# What you should do:
With the records as your source, report how many lines contain "unroll". Add no other words.
(Data shown)
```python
import ctypes
import os
from ctypes import (POINTER, Structure, c_char_p, c_double, c_float, c_int, c_int64, c_uint8, c_uint32,
                    c_uint64, c_void_p)

PKG_DIR = os.path.dirname(os.path.dirname(os.path.abspath(__file__)))
LIB_DIR = os.path.join(PKG_DIR, "lib")

RP_OK, RP_EINVAL, RP_EHIP, RP_ENOMEM, RP_ENODEV, RP_EINTERNAL, RP_ERCCL = 0, -1, -2, -3, -4, -5, -6
RP_HITTABLE_SPHERE, RP_HITTABLE_TRIANGLE = 0, 1
RP_SCATTER_NONE, RP_SCATTER_LAMBERT, RP_SCATTER_METAL, RP_SCATTER_DIELECTRIC = 0, 1, 2, 3
RP_ABSORB_BLACK_BODY, RP_ABSORB_WHITE_BODY, RP_ABSORB_ALBEDO, RP_ABSORB_ALBEDO_MAP = 0, 1, 2, 3
(RP_EMIT_NONE, RP_EMIT_DEBUG_NORMALS, RP_EMIT_COLOR, RP_EMIT_SKY_GRADIENT, RP_EMIT_SKY_SPHERE) = range(5)
(RP_TEXTURE_MISSING, RP_TEXTURE_DEBUG_UVS, RP_TEXTURE_SOLID, RP_TEXTURE_IMAGE, RP_TEXTURE_CHECKER,
 RP_TEXTURE_NOISE, RP_TEXTURE_PERLIN) = range(7)
RP_ROOT_BVH, RP_ROOT_LIST = 0, 1
RP_COUNTERS_LEN = 4
RP_SAMPLES_PER_STREAM = 32
RP_COMM_ID_BYTES = 128
RP_BUILDER_AUTO, RP_BUILDER_HOST, RP_BUILDER_DEVICE, RP_BUILDER_PLOC = 0, 1, 2, 3
RP_NODES_AUTO, RP_NODES_F32, RP_NODES_Q8, RP_NODES_W8 = 0, 1, 2, 3
RP_TILES_AUTO, RP_TILES_PLAIN, RP_TILES_COST, RP_TILES_MORTON, RP_TILES_PROBE = 0, 1, 2, 3, 4
RP_QUEUES_AUTO, RP_QUEUES_SINGLE, RP_QUEUES_XCD_TILES, RP_QUEUES_XCD_REGIONS = 0, 1, 2, 3
# ... 102 lines not shown
              "rp_render_multi", "rp_shard_unpack_map", "rp_workspace_tile_map", "rp_frame_assemble_ws", "rp_build_id",
              "rp_workspace_tile_costs", "rp_workspace_set_tile_costs", "rp_scene_build_times",
              "rp_workspace_frame_info", "rp_workspace_reserve_frames", "rp_render_frames_device_ws", "rp_frames_gather",
              "rp_workspace_unit_order", "rp_frames_block_words", "rp_frames_pack", "rp_frames_unpack",
              "rp_render_aov_device_ws", "rp_render_aov"]
class rph_launch_plan(Structure):
    _fields_ = [("n_shard_tiles", c_uint32), ("nbatch", c_uint32), ("plan_block", c_uint32), ("n_slots", c_uint64),
                ("gather_stride", c_uint64), ("block_words", c_uint64), ("queue_groups", c_uint32),
                ("queue_chunk", c_uint32), ("frames_inter", c_uint32), ("sortable", c_uint32), ("measure", c_uint32),
                ("grid", c_uint32), ("n_queue", c_uint64), ("out_stride", c_uint64), ("dv_units", c_uint32 * 2),
                ("dv_tiles_x", c_uint32 * 2), ("dv_chunk", c_uint32 * 2)]


HOST_SYMBOLS = ["rph_obj_load", "rph_mesh_free", "rph_tga_load", "rph_tga_save", "rph_free", "rph_to_srgb_u8",
                "rph_lookat", "rph_sky_panorama", "rph_bvh_selfcheck", "rph_bvh_traversal_stats", "rph_bvh_selfcheck_ex", "rph_bvh_traversal_stats_ex", "rph_bvh_tree_hash", "rph_last_error",
                "rph_stdrng_u64", "rph_make_div32", "rph_plan_launch", "rph_draw_round", "rph_ray_setup", "rph_prim_test"]


def rp_lib_path() -> str:
    return os.path.join(LIB_DIR, "librp.so")


def host_lib_path() -> str:
    return os.path.join(LIB_DIR, "librp_host.so")


def rp() -> ctypes.CDLL:
    global _rp
    if _rp is not None:
        return _rp
    path = os.environ.get("RP_LIB") or rp_lib_path()
# ... 98 lines not shown
    lib.rph_lookat.argtypes = [c_double * 3, c_double * 3, c_double * 3, c_double * 9]
    lib.rph_lookat.restype = None
    lib.rph_sky_panorama.argtypes = [c_uint32, c_uint32, c_void_p]
    lib.rph_bvh_selfcheck.argtypes = [POINTER(rp_scene_desc), c_uint32, POINTER(c_uint64)]
    lib.rph_bvh_traversal_stats.argtypes = [POINTER(rp_scene_desc), c_void_p, c_uint64, c_uint32, c_void_p]
    lib.rph_bvh_selfcheck_ex.argtypes = [POINTER(rp_scene_desc), c_uint32, c_uint32, POINTER(c_uint64)]
    lib.rph_bvh_traversal_stats_ex.argtypes = [POINTER(rp_scene_desc), c_void_p, c_uint64, c_uint32, c_uint32, c_void_p]
    lib.rph_bvh_tree_hash.argtypes = [POINTER(rp_scene_desc), c_uint32, c_uint32, POINTER(c_uint64)]
    lib.rph_last_error.restype = c_char_p
    lib.rph_stdrng_u64.argtypes = [c_void_p, c_uint64, c_uint64, c_void_p]
    lib.rph_make_div32.argtypes = [c_uint32, POINTER(c_uint32), POINTER(c_uint32)]
    lib.rph_draw_round.argtypes = [c_uint32, c_uint32, c_void_p, c_uint32, c_void_p, POINTER(c_uint32),
                                   POINTER(c_uint32)]
    lib.rph_ray_setup.argtypes = [c_uint32, c_double, c_void_p, c_uint64, c_void_p]
    lib.rph_prim_test.argtypes = [c_uint32, c_void_p, c_void_p, c_uint64, c_void_p]
    lib.rph_plan_launch.argtypes = [c_uint32] * 14 + [c_uint64, POINTER(rph_launch_plan)]
    _host = lib
    return lib


def check(code: int, lib: ctypes.CDLL | None = None) -> None:
    if code != RP_OK:
        lib = lib or rp()
        fn = lib.rp_last_error if hasattr(lib, "rp_last_error") else lib.rph_last_error
        raise RPError(code, (fn() or b"").decode(errors="replace"))


def check_host(code: int) -> None:
    if code != RP_OK:
        raise RPError(code, (host().rph_last_error() or b"").decode(errors="replace"))
# ... 4 lines not shown
```

Baseline: 7654.

## Keep per-lane ChaCha keys in LDS and route refill owners through LDS table

For non-Q8 node formats, each lane's ChaCha key is computed once per pixel and kept in shared memory instead of the global RNG slab. Secondary lanes that refill on another lane's behalf now read the owner's key from LDS rather than shuffling its seed and re-running seed_key. The owner-to-executor mapping is built through an LDS request table instead of the nth_set bit search. The RNG slab per lane shrinks by 32 B and the stack-depth LDS floor is lowered to offset the extra shared arrays. The cost is about 2.1 KB more LDS per block, which could lower occupancy or shrink the LDS traversal stack.

Result: no change. 7690 (median of 6 runs) (+0.5%).

```diff
diff --git a/include/rp_host.h b/include/rp_host.h
--- a/include/rp_host.h
+++ b/include/rp_host.h
@@ -66,6 +66,9 @@
 
 int rph_prim_test(uint32_t kind, const double g[9], const double* rays, uint64_t n, double* out);
 
+int rph_refill_assign(const uint8_t room[64], const uint8_t want[64], uint32_t owner[64], uint32_t block[64],
+                      uint32_t served[64]);
+
 const char* rph_last_error(void);
 
 #ifdef __cplusplus
diff --git a/raytracing-potato_amd/csrc/rp_device.h b/raytracing-potato_amd/csrc/rp_device.h
--- a/raytracing-potato_amd/csrc/rp_device.h
+++ b/raytracing-potato_amd/csrc/rp_device.h
@@ -6,6 +6,7 @@
 #pragma clang fp contract(off)
 
 #include "rp_draw.h"
+#include "rp_refill.h"
 #include "rp_ray.h"
 #include "rp_isect.h"
 
@@ -161,15 +162,18 @@
 }
 
 static constexpr uint32_t RING = 8;
-static constexpr uint32_t SLAB_KEY = 0, SLAB_RING = 2;
+typedef __attribute__((address_space(3))) uint32_t lds_u32;
+typedef __attribute__((address_space(3))) uint8_t lds_u8;
 static constexpr uint32_t RNG_CRIT = 2, RNG_BATCH = 48;
 static constexpr uint32_t PRIM_BREAK = 12;
 
-template <uint32_t RN>
+template <uint32_t RN, bool KL>
 struct RngT {
   static constexpr uint32_t ring = RN;
+  static constexpr bool key_lds = KL;
+  static constexpr uint32_t ring0 = KL ? 0u : 2u;
   static constexpr uint32_t tail_n = rpd::ring_tail_words(RN) / 4;
-  static constexpr uint32_t tail = SLAB_RING + 4 * RN, jit = tail + tail_n, lane_n = jit + 8;
+  static constexpr uint32_t tail = ring0 + 4 * RN, jit = tail + tail_n, lane_n = jit + 8;
   static_assert(RN > RNG_CRIT && RN <= RING && (RN & (RN - 1)) == 0,
                 "ring: a power of two above the critical refill level (a full ring is never refilled), <= RING");
   static_assert(lane_n % 2 == 0, "lane slab stride must be a multiple of 32 B (keystream blocks on whole sectors)");
@@ -177,11 +181,12 @@
   uint32_t pos;
   uint32_t* end;
   uint32_t* jtag;
+  lds_u32* key;
+  lds_u8* req;
 };
-template <class Rng>
-RPK_INLINE void store_key(Rng& r, const uint32_t k[8]) {
-  r.slab[SLAB_KEY] = make_uint4(k[0], k[1], k[2], k[3]);
-  r.slab[SLAB_KEY + 1] = make_uint4(k[4], k[5], k[6], k[7]);
+RPK_INLINE void load_key(const lds_u32* col, uint32_t k[8]) {
+#pragma unroll
+  for (int w = 0; w < 8; w++) k[w] = col[w * BLOCK];
 }
 RPK_INLINE void store_block(uint4* dst, const uint32_t w[16]) {
 #pragma unroll
@@ -203,27 +208,19 @@
     w[4 * q] = v.x; w[4 * q + 1] = v.y; w[4 * q + 2] = v.z; w[4 * q + 3] = v.w;
   }
 }
-template <uint32_t RN>
-RPK_INLINE uint4* ring_slot(const RngT<RN>& r, uint32_t b) { return r.slab + SLAB_RING + 4 * (b & (RN - 1u)); }
-template <uint32_t RN>
+template <uint32_t RN, bool KL>
+RPK_INLINE uint4* ring_slot(const RngT<RN, KL>& r, uint32_t b) { return r.slab + RngT<RN, KL>::ring0 + 4 * (b & (RN - 1u)); }
+template <uint32_t RN, bool KL>
 RPK_INLINE uint4* ring_tail(uint4* slab, uint32_t b) {
-  return RngT<RN>::tail_n != 0 && (b & (RN - 1u)) == 0u ? slab + RngT<RN>::tail : nullptr;
-}
-template <uint32_t RN>
-RPK_INLINE uint4* jit_slot(const RngT<RN>& r, uint32_t b) { return r.slab + RngT<RN>::jit + 4 * (b & 1u); }
-
-RPK_INLINE uint32_t nth_set(uint64_t m, uint32_t n) {
-  uint32_t pos = 0;
-#pragma unroll
-  for (int w = 32; w >= 1; w >>= 1) {
-    const uint32_t c = (uint32_t)__popcll(m & ((1ull << w) - 1ull));
-    if (n >= c) { n -= c; m >>= w; pos += (uint32_t)w; }
-  }
-  return pos;
-}
-static_assert(BLOCK == 64, "rng_refill: a block is one wave, so a lane's slab is the wave's lane index past the first");
-template <uint32_t RN>
-RPK_INLINE void rng_refill(RngT<RN>& r, bool alive, bool fresh, uint64_t seed, uint32_t s, uint32_t spp) {
+  return RngT<RN, KL>::tail_n != 0 && (b & (RN - 1u)) == 0u ? slab + RngT<RN, KL>::tail : nullptr;
+}
+template <uint32_t RN, bool KL>
+RPK_INLINE uint4* jit_slot(const RngT<RN, KL>& r, uint32_t b) { return r.slab + RngT<RN, KL>::jit + 4 * (b & 1u); }
+
+static_assert(BLOCK == 64 && rpf::LANES == 64,
+              "rng_refill: a block is one wave, so a lane's slab, key column and hand-off byte are indexed by the wave's lane");
+template <uint32_t RN, bool KL>
+RPK_INLINE void rng_refill(RngT<RN, KL>& r, bool alive, bool fresh, uint64_t seed, uint32_t s, uint32_t spp) {
   const uint32_t cur = r.pos >> 4, end = *r.end, have = end - cur;
   const uint32_t b1 = (s + 1) >> 2, b2 = b1 + 1;
   const bool j1 = alive && !fresh && 4 * b1 < spp && r.jtag[(b1 & 1u) * BLOCK] != b1;
@@ -235,35 +232,54 @@
   const uint32_t b = fresh ? 0u : (main ? end : (j1 ? b1 : b2));
   const uint32_t end1 = !room ? end : (fresh ? 1u : (main ? end + 1u : end));
   const uint32_t have1 = end1 - (fresh ? 0u : cur);
-  const uint32_t want = alive && have1 <= RNG_CRIT ? min(RNG_CRIT + 1u - have1, RN - have1) : 0u;
-  const uint64_t m1 = __ballot(want >= 1u), m2 = __ballot(want >= 2u), ex = __ballot(!room);
+  const uint32_t want = alive ? rpf::want_blocks(have1, RNG_CRIT, RN) : 0u;
+  const rpf::Pass ps = rpf::make_pass(__ballot(want >= 1u), __ballot(want >= 2u), __ballot(!room));
   const uint32_t lane = __lane_id();
-  const uint64_t below = (1ull << lane) - 1ull;
-  const uint32_t n1 = (uint32_t)__popcll(m1), nreq = n1 + (uint32_t)__popcll(m2), nex = (uint32_t)__popcll(ex);
-  const uint32_t xr = (uint32_t)__popcll(ex & below);
-  const bool sec = !room && xr < nreq;
+  const uint32_t q1 = rpf::request_index(ps, lane, 0u), q2 = rpf::request_index(ps, lane, 1u);
+  if (want >= 1u && rpf::request_served(ps, q1)) r.req[q1] = (uint8_t)lane;
+  if (want >= 2u && rpf::request_served(ps, q2)) r.req[q2] = (uint8_t)lane;
+  const uint32_t served = rpf::served(ps, lane, want);
+  if (room) *r.end = end1;
+  if (fresh) {
+    DREG(DREG_BEGIN_PIXEL)
+    if constexpr (KL) {
+      uint32_t k[8];
+      seed_key(seed, k);
+#pragma unroll
+      for (int w = 0; w < 8; w++) r.key[w * BLOCK] = k[w];
+    }
+  }
+  __builtin_amdgcn_fence(__ATOMIC_ACQ_REL, "wavefront");
+  const uint32_t xr = rpf::executor_rank(ps, lane);
+  const bool sec = !room && rpf::executor_busy(ps, xr);
   uint32_t owner = lane, j = 0u;
   if (sec) {
-    if (xr < n1) owner = nth_set(m1, xr);
-    else { owner = nth_set(m2, xr - n1); j = 1u; }
-  }
-  const uint32_t slo = __shfl((uint32_t)seed, (int)owner), shi = __shfl((uint32_t)(seed >> 32), (int)owner);
-  const uint32_t oend = __shfl(end1, (int)owner);
-  const uint32_t served = (uint32_t)(want >= 1u && (uint32_t)__popcll(m1 & below) < nex) +
-                          (uint32_t)(want >= 2u && n1 + (uint32_t)__popcll(m2 & below) < nex);
+    owner = r.req[xr];
+    j = rpf::executor_block(ps, xr);
+  }
+  uint32_t slo = 0u, shi = 0u;
+  if constexpr (!KL) {
+    slo = __shfl((uint32_t)seed, (int)owner);
+    shi = __shfl((uint32_t)(seed >> 32), (int)owner);
+  }
   if (room || sec) {
     DREG(DREG_REFILL)
     uint32_t k[8], w[16];
-    seed_key(room ? seed : ((uint64_t)shi << 32 | slo), k);
-    if (fresh) {
-      DREG(DREG_BEGIN_PIXEL)
-      store_key(r, k);
+    const uint32_t oend = r.end[(int)owner - (int)lane];
+    if constexpr (KL) {
+      load_key(r.key + ((int)owner - (int)lane), k);
+    } else {
+      seed_key(room ? seed : ((uint64_t)shi << 32 | slo), k);
+      if (fresh) {
+        r.slab[0] = make_uint4(k[0], k[1], k[2], k[3]);
+        r.slab[1] = make_uint4(k[4], k[5], k[6], k[7]);
+      }
     }
     const uint32_t bb = room ? b : oend + j;
     chacha12(k, bb, w);
-    uint4* oslab = r.slab + ((int)owner - (int)lane) * (int)RngT<RN>::lane_n;
-    uint4* dst = room && !main ? jit_slot(r, b) : oslab + SLAB_RING + 4u * (bb & (RN - 1u));
-    store_ring_block(dst, room && !main ? nullptr : ring_tail<RN>(oslab, bb), w);
+    uint4* oslab = r.slab + ((int)owner - (int)lane) * (int)RngT<RN, KL>::lane_n;
+    uint4* dst = room && !main ? jit_slot(r, b) : oslab + RngT<RN, KL>::ring0 + 4u * (bb & (RN - 1u));
+    store_ring_block(dst, room && !main ? nullptr : ring_tail<RN, KL>(oslab, bb), w);
     if (fresh) store_block(jit_slot(r, 0), w);
   }
   if (room) {
@@ -275,24 +291,35 @@
       r.jtag[(b & 1u) * BLOCK] = b;
     }
   }
-  if (room || served) *r.end = end1 + served;
+  if (served) *r.end = end1 + served;
   __builtin_amdgcn_fence(__ATOMIC_ACQ_REL, "wavefront");
 }
 
-static __device__ __attribute__((noinline, unused)) void gen_block(const uint4* slab, uint32_t b, uint4* dst, uint4* tail) {
-  const uint4 a = slab[SLAB_KEY], c = slab[SLAB_KEY + 1];
+static __device__ __attribute__((noinline, unused)) void gen_block(const lds_u32* key, uint32_t b, uint4* dst, uint4* tail) {
+  uint32_t k[8], w[16];
+  load_key(key, k);
+  chacha12(k, b, w);
+  store_ring_block(dst, tail, w);
+}
+
+static __device__ __attribute__((noinline, unused)) void gen_block_slab(const uint4* slab, uint32_t b, uint4* dst, uint4* tail) {
+  const uint4 a = slab[0], c = slab[1];
   const uint32_t k[8] = {a.x, a.y, a.z, a.w, c.x, c.y, c.z, c.w};
   uint32_t w[16];
   chacha12(k, b, w);
   store_ring_block(dst, tail, w);
 }
-
-template <uint32_t RN>
-RPK_INLINE uint4 rng_jitter(RngT<RN>& r, uint32_t s) {
+template <uint32_t RN, bool KL>
+RPK_INLINE void gen_lane_block(const RngT<RN, KL>& r, uint32_t b, uint4* dst, uint4* tail) {
+  if constexpr (KL) gen_block(r.key, b, dst, tail);
+  else gen_block_slab(r.slab, b, dst, tail);
+}
+template <uint32_t RN, bool KL>
+RPK_INLINE uint4 rng_jitter(RngT<RN, KL>& r, uint32_t s) {
   const uint32_t b = s >> 2;
   if (r.jtag[(b & 1u) * BLOCK] != b) {
     DREG(DREG_JIT_FALLBACK)
-    gen_block(r.slab, b, jit_slot(r, b), nullptr);
+    gen_lane_block(r, b, jit_slot(r, b), nullptr);
     r.jtag[(b & 1u) * BLOCK] = b;
   }
   return jit_slot(r, b)[s & 3u];
@@ -301,11 +328,11 @@
 using rpd::TRIES;
 static_assert((RING & (RING - 1)) == 0, "the ring is indexed as 16 * ring words (a power of two)");
 typedef uint32_t u32x4_a8 __attribute__((ext_vector_type(4), aligned(8)));
-template <uint32_t STRIDE, uint32_t RN>
-RPK_INLINE void ring_window(const RngT<RN>& r, uint32_t a, rpd::Try& t) {
+template <uint32_t STRIDE, uint32_t RN, bool KL>
+RPK_INLINE void ring_window(const RngT<RN, KL>& r, uint32_t a, rpd::Try& t) {
   t.w[4] = 0; t.w[5] = 0;
-  if constexpr (RngT<RN>::tail_n != 0) {
-    const char* p = reinterpret_cast<const char*>(r.slab + SLAB_RING) + 4u * rpd::value_word(a, 0, RN);
+  if constexpr (RngT<RN, KL>::tail_n != 0) {
+    const char* p = reinterpret_cast<const char*>(r.slab + RngT<RN, KL>::ring0) + 4u * rpd::value_word(a, 0, RN);
     const u32x4_a8 v = *reinterpret_cast<const u32x4_a8*>(p);
     t.w[0] = v.x; t.w[1] = v.y; t.w[2] = v.z; t.w[3] = v.w;
     if (STRIDE == 6u) {
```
(End Data shown)
# Response:
4